Once courts assumed the power to validate constitutional death, the survival of constitutionalism could only be restored through judicial reversal. That reversal came in Asma Jilani v. Government of Punjab, when the Supreme Court rejected the doctrine of necessity and declared martial law illegal. The judgment restored the principle that no authority exists outside the Constitution. Yet its impact was moral rather than structural. While it corrected Dosso doctrinally, it did not permanently prevent courts from accommodating power during future crises.
This pattern repeated itself in Zafar Ali Shah v. Musharraf case, where the Court once again validated a coup this time conditionally. By imposing timelines and supervisory constraints, the judiciary attempted to manage illegality rather than prohibit it. Constitutional rupture was treated as an exceptional event that courts could regulate, rather than an act that must be rejected outright. This approach entrenched a dangerous assumption: that constitutional breakdown is acceptable if it is judicially supervised.
The decisive break from this logic came in Sindh High Court Bar Association v. Federation case. This judgment abolished the doctrine of necessity, rejected the legitimacy of extra-constitutional authority, and reaffirmed that judicial power itself derives exclusively from the Constitution. It marked the clearest assertion that constitutionalism in Pakistan cannot coexist with managed illegality.
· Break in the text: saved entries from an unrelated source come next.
# cocowy1/Cost-Volume-Aggregation-in-Stereo-Matching-Revisited

Hardware: AMD Instinct MI355X
Metric: cost-volumes/sec (fwd+bwd) at 544x960 D=192 (higher is better)
Workload: dtype f32

## Files before the change

### cost-volume-aggregation-in-stereo-matching-revisited_amd/csrc/conv3d_c1.hip

```cpp
#include "dca_common.h"
#include "../../include/dca_hip.h"

namespace {
constexpr int TD = 4, TH = 8, TW = 32, CK = 4;
constexpr int ID = TD + 2, IH = TH + 2, IWP = 40;

struct C1Args {
  const float* x;
  const float* w;
  const float* dy;
  float* out;
  int N, C, D, H, W;
  int nTD, nTH, nTW, ntiles;
  int vec;
};

__device__ __forceinline__ void stage_tile(const float* __restrict__ src, float* lds, int n, int C, int c0, int nch,
                                           int D, int H, int W, int d0, int h0, int w0, int vec, int tid) {
  const int rows = nch * ID * IH;
  if (vec) {
    for (int it = tid; it < rows * 8; it += 256) {
      const int row = it >> 3, q = it & 7;
      const int c = row / (ID * IH), rem = row % (ID * IH), id = rem / IH, ih = rem % IH;
      const int ci = c0 + c, d = d0 - 1 + id, h = h0 - 1 + ih, wq = w0 + 4 * q;
// ... 20 lines not shown
      if (ci < C && (unsigned)d < (unsigned)D && (unsigned)h < (unsigned)H && (unsigned)wi < (unsigned)W)
        v = src[((((long)n * C + ci) * D + d) * H + h) * W + wi];
      lds[row * IWP + 3 + j] = v;
    }
  }
}

__device__ __forceinline__ void tile_coords(const C1Args& a, int tile, int& n, int& d0, int& h0, int& w0) {
  const int tw = tile % a.nTW; tile /= a.nTW;
  const int th = tile % a.nTH; tile /= a.nTH;
  const int td = tile % a.nTD;
  n = tile / a.nTD;
  d0 = td * TD; h0 = th * TH; w0 = tw * TW;
}

__global__ __launch_bounds__(256) void c1_bwd_data_kernel(C1Args a) {
  __shared__ __attribute__((aligned(16))) float dy_lds[ID * IH * IWP];
  extern __shared__ __attribute__((aligned(16))) float w_lds[];
  const int tid = threadIdx.x, wq = tid & 7, row = tid >> 3, dl = row >> 3, hl = row & 7;
  int n, d0, h0, w0;
  tile_coords(a, xcd_remap(blockIdx.x, gridDim.x), n, d0, h0, w0);
  stage_tile(a.dy, dy_lds, n, 1, 0, 1, a.D, a.H, a.W, d0, h0, w0, a.vec, tid);
  for (int i = tid; i < a.C * 27; i += 256) {
    const int c = i / 27, t = i % 27;
    w_lds[(c * 9 + t / 3) * 4 + t % 3] = a.w[c * 27 + 26 - t];
  }
  __syncthreads();
  float g[9][6];
#pragma unroll
  for (int r9 = 0; r9 < 9; ++r9) {
    const float* p = dy_lds + ((dl + r9 / 3) * IH + hl + r9 % 3) * IWP + 4 * wq;
    const float4 v = *(const float4*)(p + 4);
    g[r9][0] = p[3]; g[r9][1] = v.x; g[r9][2] = v.y; g[r9][3] = v.z; g[r9][4] = v.w; g[r9][5] = p[8];
  }
  const int d = d0 + dl, h = h0 + hl, w = w0 + 4 * wq;
  const bool ok = d < a.D && h < a.H && w < a.W;
  for (int c = 0; c < a.C; ++c) {
    float acc[4] = {0.f, 0.f, 0.f, 0.f};
#pragma unroll
    for (int r9 = 0; r9 < 9; ++r9) {
      const float4 wv = *(const float4*)(w_lds + (c * 9 + r9) * 4);
#pragma unroll
      for (int j = 0; j < 4; ++j)
        acc[j] = fmaf(wv.z, g[r9][j + 2], fmaf(wv.y, g[r9][j + 1], fmaf(wv.x, g[r9][j], acc[j])));
    }
    if (ok) {
      float* o = a.out + ((((long)n * a.C + c) * a.D + d) * a.H + h) * a.W + w;
      if (a.vec) {
        *(float4*)o = make_float4(acc[0], acc[1], acc[2], acc[3]);
      } else {
#pragma unroll
        for (int j = 0; j < 4; ++j)
          if (w + j < a.W) o[j] = acc[j];
      }
    }
  }
}

__global__ __launch_bounds__(256) void c1_gather_kernel(const float* __restrict__ T, float* __restrict__ y, int D, int H,
                                                        int W) {
  const long DHW = (long)D * H * W;
  const long n = blockIdx.y;
  const float* p = T + n * 27 * DHW;
  const long end = min(DHW, ((long)blockIdx.x + 1) * 1024);
  for (long idx = (long)blockIdx.x * 1024 + threadIdx.x; idx < end; idx += 256) {
    const int w = idx % W;
    const int t = (int)(idx / W);
    const int h = t % H, d = t / H;
    float s = 0.f;
#pragma unroll
// ... 53 lines not shown
      for (int j = 0; j < 4; ++j) v[j] = dca_bload1(dr, base + 4 * j, okr & (int)((unsigned)(w0 + j) < (unsigned)W));
    }
    *(float4*)(out + 4 * (long)q) = make_float4(v[0], v[1], v[2], v[3]);
  }
}

int fill_args(C1Args& a, int N, int C, int D, int H, int W, const void* p0, const void* p1, const void* p2) {
  a.N = N; a.C = C; a.D = D; a.H = H; a.W = W;
  a.nTD = cdiv(D, TD); a.nTH = cdiv(H, TH); a.nTW = cdiv(W, TW);
  const long nt = (long)N * a.nTD * a.nTH * a.nTW;
  if (nt >= (1L << 31)) return 1;
  a.ntiles = (int)nt;
  a.vec = (W % 4 == 0) && ((((uintptr_t)p0 | (uintptr_t)p1 | (uintptr_t)p2) & 15) == 0);
  return 0;
}
}

extern "C" int dca_conv3d_c1_bwd_data(const float* dy, const float* w, float* dx, int N, int C, int D, int H, int W,
                                      hipStream_t stream) {
  DCA_REQUIRE(dy && w && dx && N > 0 && C > 0 && C <= 256 && D > 0 && H > 0 && W > 0);
  C1Args a;
  a.x = nullptr; a.w = w; a.dy = dy; a.out = dx;
  DCA_REQUIRE(fill_args(a, N, C, D, H, W, dy, dx, nullptr) == 0);
  hipLaunchKernelGGL(c1_bwd_data_kernel, dim3(a.ntiles), dim3(256), (size_t)C * 36 * 4, stream, a);
  return dca_launch_status();
}

extern "C" int dca_conv3d_c1_gather(const float* T, float* y, int N, int D, int H, int W, hipStream_t stream) {
  DCA_REQUIRE(T && y && N > 0 && D > 0 && H > 0 && W > 0);
  DCA_REQUIRE(9L * D * H * W * 4 < 0x7ffffff0L && N <= 65535);
// ... 15 lines not shown
```

### cost-volume-aggregation-in-stereo-matching-revisited_amd/csrc/dca_common.h

```cpp
#pragma once
#include <hip/hip_runtime.h>
#include <stdint.h>
#include "../../include/dca_hip.h"

typedef float f32x16 __attribute__((ext_vector_type(16)));
typedef float f32x4 __attribute__((ext_vector_type(4)));

#define DCA_WAVE 64

#define DCA_REQUIRE(cond)                      \
  do {                                         \
    if (!(cond)) return (int)hipErrorInvalidValue; \
  } while (0)

static inline int dca_launch_status() { return (int)hipGetLastError(); }

static inline int cdiv(long a, long b) { return (int)((a + b - 1) / b); }
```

From this point onward, constitutional survival depended explicitly on judicial refusal to recognize unconstitutional power.

Comparatively, Pakistan’s experience resembles post-authoritarian constitutional systems rather than classical parliamentary democracies. While Marbury v. Madison case it was established judicial review within a stable constitutional framework, Pakistani courts have been called upon to preserve the very existence of constitutional order. The judiciary here has not merely interpreted the Constitution; it has repeatedly had to rescue it. This explains why Pakistani courts occupy such a central and controversial place in political life. Court-centered constitutionalism is not the result of judicial ambition, but of institutional failure elsewhere. Parliament has repeatedly validated extra-constitutional regimes. Executives have governed through emergency powers. In that vacuum, courts have become the last forum where constitutional limits are asserted.
This model, however, carries serious risks. Persistent judicial centrality can politicise the courts, erode public confidence, and blur the line between constitutional adjudication and political decision-making. Court-centred constitutionalism is therefore neither ideal nor sustainable in the long term. Yet Pakistan’s experience suggests a hard truth: the alternative has not been parliamentary constitutionalism, but constitutional collapse. Until political institutions internalize constitutional limits and develop credible mechanisms of self-restraint, judicial guardianship will remain indispensable. In Pakistan, constitutionalism is court-centered not because it should be but because history has left no other institution willing, or able, to defend it.